Rebuilding trust: from inflated metrics to statistical validity
Once the data layer is clean and the execution model is realistic, the work is not over. Look-ahead bias often coexists with overfitting and multiple testing bias. A strategy that has been curve-fit across thousands of parameter combinations — even with point-in-time data — will still fail in production if its edge does not clear statistical significance thresholds.
The minimum I require before any strategy leaves my research environment:
- Walk-forward analysis with at least four out-of-sample windows, each at least 20% the size of the in-sample period. Not a single out-of-sample split. Multiple, non-overlapping, regime-spanning windows.
- Deflated Sharpe Ratio to account for the number of strategies tested. If you tried 50 variants and the best one posted a 1.8 Sharpe, the probability that it is genuine edge is far lower than the headline number implies. The correction factor is non-trivial and grows faster than most practitioners intuit.
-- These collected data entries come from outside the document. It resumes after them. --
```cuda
__global__ void __launch_bounds__(ATT_THREADS, 1) attn_fwd_tiled_kernel(const __grid_constant__ AttnTmaps tm, const AttnTiledArgs a) {
  extern __shared__ uint8_t smem_raw[];
  uint8_t* smem = reinterpret_cast<uint8_t*>((reinterpret_cast<uintptr_t>(smem_raw) + 1023) & ~uintptr_t(1023));
  uint8_t* sQ = smem + FwdTiledSmem::OFF_Q;
  uint8_t* sKV = smem + FwdTiledSmem::OFF_KV;
  uint64_t* bars = reinterpret_cast<uint64_t*>(smem + FwdTiledSmem::OFF_BAR);

  pdl_launch_dependents();
  const int h = blockIdx.x, b = blockIdx.y, q0 = blockIdx.z * TL;
  const int tid = threadIdx.x, wg = tid >> 7;
  const Frag f;
  const int qi = tid & 3;
  const int nkt = (a.Lkv + TL - 1) / TL;

  if (tid == 0) {
    tma_prefetch_desc(&tm.q);
    tma_prefetch_desc(&tm.k);
    tma_prefetch_desc(&tm.v);
    tma_prefetch_desc(&tm.o);
    for (int i = 0; i < 3; ++i) mbar_init(&bars[i], 1);
    fence_mbar_init();
  }
  __syncthreads();
  pdl_wait();
  if (tid == 0) {
    mbar_arrive_expect_tx(&bars[0], TILE_B);
    tma_load_3d(sQ, &tm.q, &bars[0], h * HD, q0, b);
    for (int kt = 0; kt < 2 && kt < nkt; ++kt) {
      mbar_arrive_expect_tx(&bars[1 + kt], 2 * TILE_B);
      tma_load_3d(sKV + kt * 2 * TILE_B, &tm.k, &bars[1 + kt], h * HD, kt * TL, b);
      tma_load_3d(sKV + kt * 2 * TILE_B + TILE_B, &tm.v, &bars[1 + kt], h * HD, kt * TL, b);
    }
  }

  const int row[2] = {q0 + wg * 64 + f.fr, q0 + wg * 64 + f.fr + 8};
  uint64_t row_elem0[2];
#pragma unroll
  for (int hh = 0; hh < 2; ++hh) row_elem0[hh] = tiled_row_elem0(a, b, h, row[hh]);
  const uint64_t dseed = drop_seed(a.drop);

  float o[32];
#pragma unroll
  for (int i = 0; i < 32; ++i) o[i] = 0.f;
  float mx[2] = {-INFINITY, -INFINITY}, rsum[2] = {0.f, 0.f}, lsum[2] = {0.f, 0.f};
  mbar_wait(&bars[0], 0);
  for (int kt = 0; kt < nkt; ++kt) {
    const int st = kt & 1;
    uint8_t* sK = sKV + st * 2 * TILE_B;
    uint8_t* sV = sK + TILE_B;
    uint32_t mw[2][4];
#pragma unroll
    for (int hh = 0; hh < 2; ++hh) load_mask_tile(a, b, row[hh], kt, mw[hh]);
    float s[64];
    mbar_wait(&bars[1 + st], (kt >> 1) & 1);
    {
      const uint32_t qa = smem_u32(sQ) + wg * 8192, k0 = smem_u32(sK);
      wgmma_fence();
#pragma unroll
      for (int k = 0; k < HD / 16; ++k)
        wgmma_m64n128k16_ss<0, 0>(s, wgmma_desc_sw128(qa + k * 32, 16, 1024), wgmma_desc_sw128(k0 + k * 32, 16, 1024), k > 0 ? 1u : 0u);
      wgmma_commit();
      wgmma_wait<0>();
      reg_fence(s);
    }
    const int lkv = a.Lkv - kt * TL;
    float tmx[2] = {-INFINITY, -INFINITY};
#pragma unroll
    for (int i = 0; i < 64; ++i) {
      const int hh = (i >> 1) & 1;
      s[i] = score(s[i], mw[hh], 8 * (i >> 2) + f.fc + (i & 1), lkv);
      tmx[hh] = fmaxf(tmx[hh], s[i]);
    }
    float alpha[2];
#pragma unroll
    for (int hh = 0; hh < 2; ++hh) {
      const float mnew = fmaxf(mx[hh], quad_max(tmx[hh]));
      alpha[hh] = fast_ex2(mx[hh] - mnew);
      mx[hh] = mnew;
      lsum[hh] *= alpha[hh];
      rsum[hh] *= alpha[hh];
    }
    uint32_t kw[2][4];
    const uint64_t tile_elem0[2] = {row_elem0[0] + kt * TL, row_elem0[1] + kt * TL};
    attn_keep_words(a.drop, dseed, tile_elem0, kw);
    if (a.keep_out != nullptr) {
#pragma unroll
      for (int hh = 0; hh < 2; ++hh)
        if (row[hh] < a.Lq) reinterpret_cast<uint32_t*>(a.keep_out + (tile_elem0[hh] >> 3))[qi] = kw[hh][qi];
    }
    uint32_t pa[8][4];
#pragma unroll
    for (int i = 0; i < 64; i += 2) {
      const int hh = (i >> 1) & 1, col = 8 * (i >> 2) + f.fc;
      const float x0 = fast_ex2(s[i] - mx[hh]), x1 = fast_ex2(s[i + 1] - mx[hh]);
      lsum[hh] += x0 + x1;
      const float e0 = bf16_round(x0), e1 = bf16_round(x1);
      rsum[hh] += e0 + e1;
      const uint32_t keep = kw[hh][col >> 5] >> (col & 31);
      const float p0 = (keep & 1u) ? e0 * a.drop.scale : 0.f;
      const float p1 = (keep & 2u) ? e1 * a.drop.scale : 0.f;
      pa[i >> 3][(i >> 1) & 3] = pack_bf16x2(p0, p1);
    }
#pragma unroll
    for (int i = 0; i < 32; ++i) o[i] *= alpha[(i >> 1) & 1];
    {
      const uint32_t v0 = smem_u32(sV);
      wgmma_fence();
// ... 308 lines not shown
  if (a.dbias_part != nullptr && tid < 2 * HD) {
    const int o = 1 + (tid >> 6), c = tid & 63;
    a.dbias_part[(static_cast<size_t>(b) * a.tiles + kt) * 3 * a.heads * HD + o * a.heads * HD + h * HD + c] =
        staged_colsum(o == 1 ? sK : sV, c);
  }
  if (tid == 0) tma_store_wait<0>();
}

static int make_seq_tmap(CUtensorMap* out, const void* base, int width, int L, int B, int64_t ld, int64_t batch_stride = 0) {
  uint64_t dims[3] = {static_cast<uint64_t>(width), static_cast<uint64_t>(L), static_cast<uint64_t>(B)};
  uint64_t strides[2] = {static_cast<uint64_t>(ld) * 2,
                         batch_stride > 0 ? static_cast<uint64_t>(batch_stride) * 2 : static_cast<uint64_t>(ld) * 2 * static_cast<uint64_t>(L)};
  uint32_t box[3] = {HD, TL, 1};
  return make_tmap(out, TM_BF16, 3, base, dims, strides, box);
}

static int check_common(const AttnDesc& d) {
  VLPK_CHECK_ARG(d.head_dim == HD, "attention: head_dim %d unsupported (only 64)", d.head_dim);
  if (d.kv_slots == 0) {
    VLPK_CHECK_ARG(d.Lq >= 1 && d.Lq <= TL && d.Lkv >= 1 && d.Lkv <= TL, "attention: Lq=%d Lkv=%d must be in [1,128]",
                   d.Lq, d.Lkv);
  } else {
    VLPK_CHECK_ARG(d.Lkv >= 1 && d.Lkv <= MAX_SLOTS && d.kv_slots == (d.Lkv + TL - 1) / TL * TL && d.Lq >= 1 && d.Lq <= d.kv_slots,
                   "attention: Lq=%d Lkv=%d kv_slots=%d (needs Lkv in [1,512], kv_slots = 128 * ceil(Lkv / 128), Lq in [1,kv_slots])",
                   d.Lq, d.Lkv, d.kv_slots);
  }
  VLPK_CHECK_ARG(d.B >= 1 && d.heads >= 1, "attention: B=%d heads=%d", d.B, d.heads);
  VLPK_CHECK_ARG(d.mask_bits != nullptr && (d.mask_rows == 1 || d.mask_rows == d.Lq), "attention: mask rows %d",
                 d.mask_rows);
  return 0;
}

static bool use_tiled(const AttnDesc& d) { return g_attn_tiled || d.Lq > TL || d.Lkv > TL; }

static AttnTiledArgs tiled_args(const AttnDesc& d) {
  AttnTiledArgs a;
  a.B = d.B; a.heads = d.heads; a.Lq = d.Lq; a.Lkv = d.Lkv;
  a.slots = d.kv_slots != 0 ? d.kv_slots : TL;
  a.tiles = (d.Lq + TL - 1) / TL;
  a.mask_bits = d.mask_bits; a.mask_rows = d.mask_rows;
  a.lse = d.lse; a.delta = nullptr;
  a.drop = d.drop;
  a.keep_out = nullptr;
  a.dbias_part = nullptr;
  return a;
}

static int launch_attn_fwd_tiled(const AttnDesc& d, const AttnTmaps& tm, cudaStream_t stream) {
  AttnTiledArgs a = tiled_args(d);
  a.keep_out = d.keep_out;
  static bool attr_set = false;
  if (!attr_set) {
    VLPK_CUDA(cudaFuncSetAttribute(attn_fwd_tiled_kernel, cudaFuncAttributeMaxDynamicSharedMemorySize, FwdTiledSmem::DYN));
    attr_set = true;
  }
  LaunchScope scope(CAT_ATTN_FWD, 4.0 * d.B * d.heads * d.Lq * d.Lkv * HD, stream);
  VLPK_CUDA(launch_ex(attn_fwd_tiled_kernel, dim3(d.heads, d.B, (d.Lq + TL - 1) / TL), dim3(ATT_THREADS), FwdTiledSmem::DYN, stream, 1, tm, a));
  return 0;
}

static int launch_attn_bwd_tiled(const AttnDesc& d, const AttnTmaps& tm, cudaStream_t stream) {
  AttnTiledArgs a = tiled_args(d);
  const long long nbias = 3LL * d.heads * HD;
  a.delta = scratch_f32(SCRATCH_ATTN_DELTA, static_cast<size_t>(d.B) * d.heads * d.Lq, stream);
  if (a.delta == nullptr) return -1;
  if (d.dbias != nullptr) {
    a.dbias_part = scratch_f32(SCRATCH_ATTN_DBIAS, static_cast<size_t>(d.B) * a.tiles * nbias, stream);
    if (a.dbias_part == nullptr) return -1;
  }
  static bool attr_set = false;
  if (!attr_set) {
    VLPK_CUDA(cudaFuncSetAttribute(attn_bwd_dq_tiled_kernel, cudaFuncAttributeMaxDynamicSharedMemorySize, BwdDqSmem::DYN));
    VLPK_CUDA(cudaFuncSetAttribute(attn_bwd_dkv_tiled_kernel, cudaFuncAttributeMaxDynamicSharedMemorySize, BwdDkvSmem::DYN));
    attr_set = true;
  }
  const double flops = 10.0 * d.B * d.heads * d.Lq * d.Lkv * HD;
  {
    LaunchScope scope(CAT_ATTN_BWD, 0.4 * flops, stream);
    VLPK_CUDA(launch_ex(attn_bwd_dq_tiled_kernel, dim3(d.heads, d.B, a.tiles), dim3(ATT_THREADS), BwdDqSmem::DYN, stream, 1, tm, a));
  }
  {
    LaunchScope scope(CAT_ATTN_BWD, 0.6 * flops, stream);
    VLPK_CUDA(launch_ex(attn_bwd_dkv_tiled_kernel, dim3(d.heads, d.B, (d.Lkv + TL - 1) / TL), dim3(ATT_THREADS), BwdDkvSmem::DYN, stream, 1,
                        tm, a));
  }
  if (d.dbias != nullptr) VLPK_TRY(launch_sum_parts(a.dbias_part, d.B * a.tiles, nbias, d.dbias, stream));
  return 0;
}

int launch_attn_fwd(const AttnDesc& d, cudaStream_t stream) {
  VLPK_TRY(check_common(d));
  const int width = d.heads * HD;
  AttnTmaps tm;
  memset(&tm, 0, sizeof(tm));
  VLPK_TRY(make_seq_tmap(&tm.q, d.q, width, d.Lq, d.B, d.ld_q));
  VLPK_TRY(make_seq_tmap(&tm.k, d.k, width, d.Lkv, d.B, d.ld_kv, d.kv_batch_stride));
  VLPK_TRY(make_seq_tmap(&tm.v, d.v, width, d.Lkv, d.B, d.ld_kv, d.kv_batch_stride));
  VLPK_TRY(make_seq_tmap(&tm.o, d.o, width, d.Lq, d.B, d.ld_o));
  tm.dq = tm.dk = tm.dv = tm.o;
  if (use_tiled(d)) return launch_attn_fwd_tiled(d, tm, stream);
  AttnArgs a;
  a.B = d.B; a.heads = d.heads; a.Lq = d.Lq; a.Lkv = d.Lkv;
  a.mask_bits = d.mask_bits; a.mask_rows = d.mask_rows;
  a.lse = d.lse; a.o_ptr = nullptr; a.do_ptr = nullptr; a.ld_o = d.ld_o;
  a.drop = d.drop;
  a.keep_out = d.keep_out;
  a.dbias_part = nullptr;
  static bool attr_set = false;
  if (!attr_set) {
    VLPK_CUDA(cudaFuncSetAttribute(attn_fwd_kernel, cudaFuncAttributeMaxDynamicSharedMemorySize, FwdSmem::DYN));
    attr_set = true;
  }
  LaunchScope scope(CAT_ATTN_FWD, 4.0 * d.B * d.heads * d.Lq * d.Lkv * HD, stream);
  VLPK_CUDA(launch_ex(attn_fwd_kernel, dim3(d.heads, d.B), dim3(ATT_THREADS), FwdSmem::DYN, stream, 1, tm, a));
  return 0;
}

int launch_attn_bwd(const AttnDesc& d, cudaStream_t stream) {
  VLPK_TRY(check_common(d));
  VLPK_CHECK_ARG(d.Lq == d.Lkv, "attention bwd: Lq must equal Lkv (training path)");
  VLPK_CHECK_ARG(d.lse != nullptr && d.d_o != nullptr && d.dq && d.dk && d.dv, "attention bwd: missing buffers");
  const int width = d.heads * HD;
  AttnTmaps tm;
  memset(&tm, 0, sizeof(tm));
  VLPK_TRY(make_seq_tmap(&tm.q, d.q, width, d.Lq, d.B, d.ld_q));
  VLPK_TRY(make_seq_tmap(&tm.k, d.k, width, d.Lkv, d.B, d.ld_kv));
  VLPK_TRY(make_seq_tmap(&tm.v, d.v, width, d.Lkv, d.B, d.ld_kv));
  VLPK_TRY(make_seq_tmap(&tm.o, d.d_o, width, d.Lq, d.B, d.ld_o));
  VLPK_TRY(make_seq_tmap(&tm.dq, d.dq, width, d.Lq, d.B, d.ld_dqkv));
  VLPK_TRY(make_seq_tmap(&tm.dk, d.dk, width, d.Lkv, d.B, d.ld_dqkv));
  VLPK_TRY(make_seq_tmap(&tm.dv, d.dv, width, d.Lkv, d.B, d.ld_dqkv));
  if (use_tiled(d)) return launch_attn_bwd_tiled(d, tm, stream);
  AttnArgs a;
  a.B = d.B; a.heads = d.heads; a.Lq = d.Lq; a.Lkv = d.Lkv;
  a.mask_bits = d.mask_bits; a.mask_rows = d.mask_rows;
  a.lse = d.lse;
  a.o_ptr = reinterpret_cast<const __nv_bfloat16*>(d.o);
  a.do_ptr = reinterpret_cast<const __nv_bfloat16*>(d.d_o);
  a.ld_o = d.ld_o;
  a.drop = d.drop;
  a.keep_out = nullptr;
  a.dbias_part = nullptr;
  const long long nbias = 3LL * d.heads * HD;
  if (d.dbias != nullptr) {
    a.dbias_part = scratch_f32(SCRATCH_ATTN_DBIAS, static_cast<size_t>(d.B) * nbias, stream);
    if (a.dbias_part == nullptr) return -1;
  }
  static bool attr_set = false;
  if (!attr_set) {
    VLPK_CUDA(cudaFuncSetAttribute(attn_bwd_kernel, cudaFuncAttributeMaxDynamicSharedMemorySize, BwdSmem::DYN));
    attr_set = true;
  }
  {
    LaunchScope scope(CAT_ATTN_BWD, 10.0 * d.B * d.heads * d.Lq * d.Lkv * HD, stream);
    VLPK_CUDA(launch_ex(attn_bwd_kernel, dim3(d.heads, d.B), dim3(ATT_THREADS), BwdSmem::DYN, stream, 1, tm, a));
  }
  if (d.dbias != nullptr) VLPK_TRY(launch_sum_parts(a.dbias_part, d.B, nbias, d.dbias, stream));
  return 0;
}

}
```

### vlp_b200/csrc/attn.cuh

```cuda
#pragma once
#include "common.cuh"

namespace vlpk {

struct AttnDesc {
  int B = 0, heads = 0, head_dim = 64;
  int Lq = 0, Lkv = 0;
  int kv_slots = 0;
  const void* q = nullptr;
  const void* k = nullptr;
  const void* v = nullptr;
  int64_t ld_q = 0, ld_kv = 0;
  int64_t kv_batch_stride = 0;
  void* o = nullptr;
  int64_t ld_o = 0;
  const uint32_t* mask_bits = nullptr;
  int mask_rows = 0;
  float* lse = nullptr;
  DropoutCfg drop = {0.f, 1.f, 0u, 0ull, 0ull, nullptr};
  unsigned char* keep_out = nullptr;
  const void* d_o = nullptr;
  void* dq = nullptr;
  void* dk = nullptr;
  void* dv = nullptr;
  int64_t ld_dqkv = 0;
  float* dbias = nullptr;
};

int launch_attn_fwd(const AttnDesc& d, cudaStream_t stream);
int launch_attn_bwd(const AttnDesc& d, cudaStream_t stream);
void set_attn_tiled(bool on);

}
```

Measured before the change: 5367.

## Make attention backward persistent with double-buffered TMA prefetch of next head

Turns the attention backward kernel into a persistent grid sized to the SM count. Each block loops over (batch, head) items and prefetches the next item's Q/K/V/dO into a second smem slot while the current item computes. The aim is to hide TMA load latency and cut per-block launch and prologue overhead. The cost is twice the input smem per block plus extra barriers, and parity bookkeeping that must stay correct across the two slots.

```diff
diff --git a/vlp_b200/csrc/api.cu b/vlp_b200/csrc/api.cu
--- a/vlp_b200/csrc/api.cu
+++ b/vlp_b200/csrc/api.cu
@@ -363,6 +363,7 @@
   VLPK_CHECK_ARG(name != nullptr, "set_option: null name");
   if (strcmp(name, "wgrad_stream") == 0) { g_wgrad_stream = value ? 1 : 0; return 0; }
   if (strcmp(name, "attn_tiled") == 0) { set_attn_tiled(value != 0); return 0; }
+  if (strcmp(name, "attn_persistent") == 0) { set_attn_persistent(value != 0); return 0; }
   set_error("set_option: unknown option '%s'", name);
   return -1;
 }
diff --git a/vlp_b200/csrc/attn.cu b/vlp_b200/csrc/attn.cu
--- a/vlp_b200/csrc/attn.cu
+++ b/vlp_b200/csrc/attn.cu
@@ -35,12 +35,19 @@
 
 struct Frag {
   int fr, fc;
-  __device__ __forceinline__ Frag() {
-    const int t = threadIdx.x & 127, lane = threadIdx.x & 31;
+  __device__ __forceinline__ Frag() : Frag(threadIdx.x) {}
+  __device__ __forceinline__ explicit Frag(int tid) {
+    const int t = tid & 127, lane = tid & 31;
     fr = (t >> 5) * 16 + (lane >> 2);
     fc = (lane & 3) * 2;
   }
 };
+
+__device__ __forceinline__ int tid_opaque() {
+  int t;
+  asm volatile("mov.u32 %0, %%tid.x;" : "=r"(t));
+  return t;
+}
 
 __device__ __forceinline__ float quad_max(float v) {
   v = fmaxf(v, __shfl_xor_sync(0xffffffffu, v, 1));
@@ -80,6 +87,10 @@
   const uint4 m4 = __ldg(reinterpret_cast<const uint4*>(a.mask_bits + (static_cast<size_t>(b) * a.mask_rows + mr) * 4));
   mw[0] = m4.x; mw[1] = m4.y; mw[2] = m4.z; mw[3] = m4.w;
 }
+
+static bool g_attn_persistent = true;
+
+void set_attn_persistent(bool on) { g_attn_persistent = on; }
 
 struct FwdSmem {
   static constexpr int OFF_Q = 0;
@@ -211,48 +222,31 @@
 }
 
 struct BwdSmem {
-  static constexpr int OFF_Q = 0;
-  static constexpr int OFF_K = TILE_B;
-  static constexpr int OFF_V = 2 * TILE_B;
-  static constexpr int OFF_DO = 3 * TILE_B;
-  static constexpr int OFF_PD = 4 * TILE_B;
-  static constexpr int OFF_BAR = 6 * TILE_B;
+  static constexpr int SLOT = 4 * TILE_B;
+  static constexpr int OFF_PD = 2 * SLOT;
+  static constexpr int OFF_BAR = OFF_PD + 2 * TILE_B;
   static constexpr int TOTAL = OFF_BAR + 16;
   static constexpr int DYN = TOTAL + 1024;
 };
 
-__global__ void __launch_bounds__(ATT_THREADS, 1) attn_bwd_kernel(const __grid_constant__ AttnTmaps tm, const AttnArgs a) {
-  extern __shared__ uint8_t smem_raw[];
-  uint8_t* smem = reinterpret_cast<uint8_t*>((reinterpret_cast<uintptr_t>(smem_raw) + 1023) & ~uintptr_t(1023));
-  uint8_t* sQ = smem + BwdSmem::OFF_Q;
-  uint8_t* sK = smem + BwdSmem::OFF_K;
-  uint8_t* sV = smem + BwdSmem::OFF_V;
-  uint8_t* sdO = smem + BwdSmem::OFF_DO;
+__device__ __forceinline__ void attn_bwd_load(const AttnTmaps& tm, uint8_t* slot, uint64_t* bar, int h, int b) {
+  mbar_arrive_expect_tx(bar, 4 * TILE_B);
+  tma_load_3d(slot, &tm.q, bar, h * HD, 0, b);
+  tma_load_3d(slot + TILE_B, &tm.k, bar, h * HD, 0, b);
+  tma_load_3d(slot + 2 * TILE_B, &tm.v, bar, h * HD, 0, b);
+  tma_load_3d(slot + 3 * TILE_B, &tm.o, bar, h * HD, 0, b);
+}
+
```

- Bootstrap confidence intervals on the Sharpe and the max drawdown, computed over at least 10,000 resamples. A Sharpe of 0.9 with a 95% CI of [0.4, 1.4] is not deployable. A Sharpe of 0.7 with a 95% CI of [0.6, 0.8] might be. The width of the interval, not the point estimate, is the decision variable.
- Regime tagging. Slice the backtest by volatility regime, trend regime, and liquidity regime. If the strategy only works in one bucket, that bucket's sample size is your real statistical power — not the full window. A strategy that earns its Sharpe in low-volatility trending regimes but bleeds in everything else is not a general-purpose alpha source. It is a conditional bet with limited applicability.
I also now run a purged k-fold cross-validation rather than a standard time-series split. The purge window prevents information from adjacent folds from leaking into the training set — a subtlety that most introductory machine-learning tutorials skip entirely but that matters enormously when your features are autocorrelated financial time series. The embargo period after each fold ensures that the test set does not benefit from residual label information that persists beyond the fold boundary.
The point is not to be paranoid. The point is to be honest about the difference between a real edge and a noise pattern that survived a single backtest. The market is not a casino, but it is also not a deterministic system where a backtested Sharpe is a prediction of forward returns. It is a probability matrix, and your job is to estimate the parameters of that matrix without cheating.
Look-ahead bias is not the only error in your backtest. It is the error that makes the other errors invisible.
The position
Fixing look-ahead bias did not save my fund by discovering alpha. It saved my fund by removing a metric that was lying about alpha. The 2.4 Sharpe was a bug. The 0.61 Sharpe was the strategy. The 0.61 Sharpe was not fundable at the size I had planned, and recognizing that before deploying capital is the only reason the fund is still solvent.
Every quant who skips this audit is effectively writing fiction and calling it equity research. The audit is not glamorous. It does not produce a higher headline return. It produces a lower one, and the discipline to act on what the lower number actually says. That is the entire job.
Run the structural review. Strip the leakage. Trust the smaller number. Scale only what survives both the audit and the walk-forward. Everything else is decoration on a chart that will not exist in six months.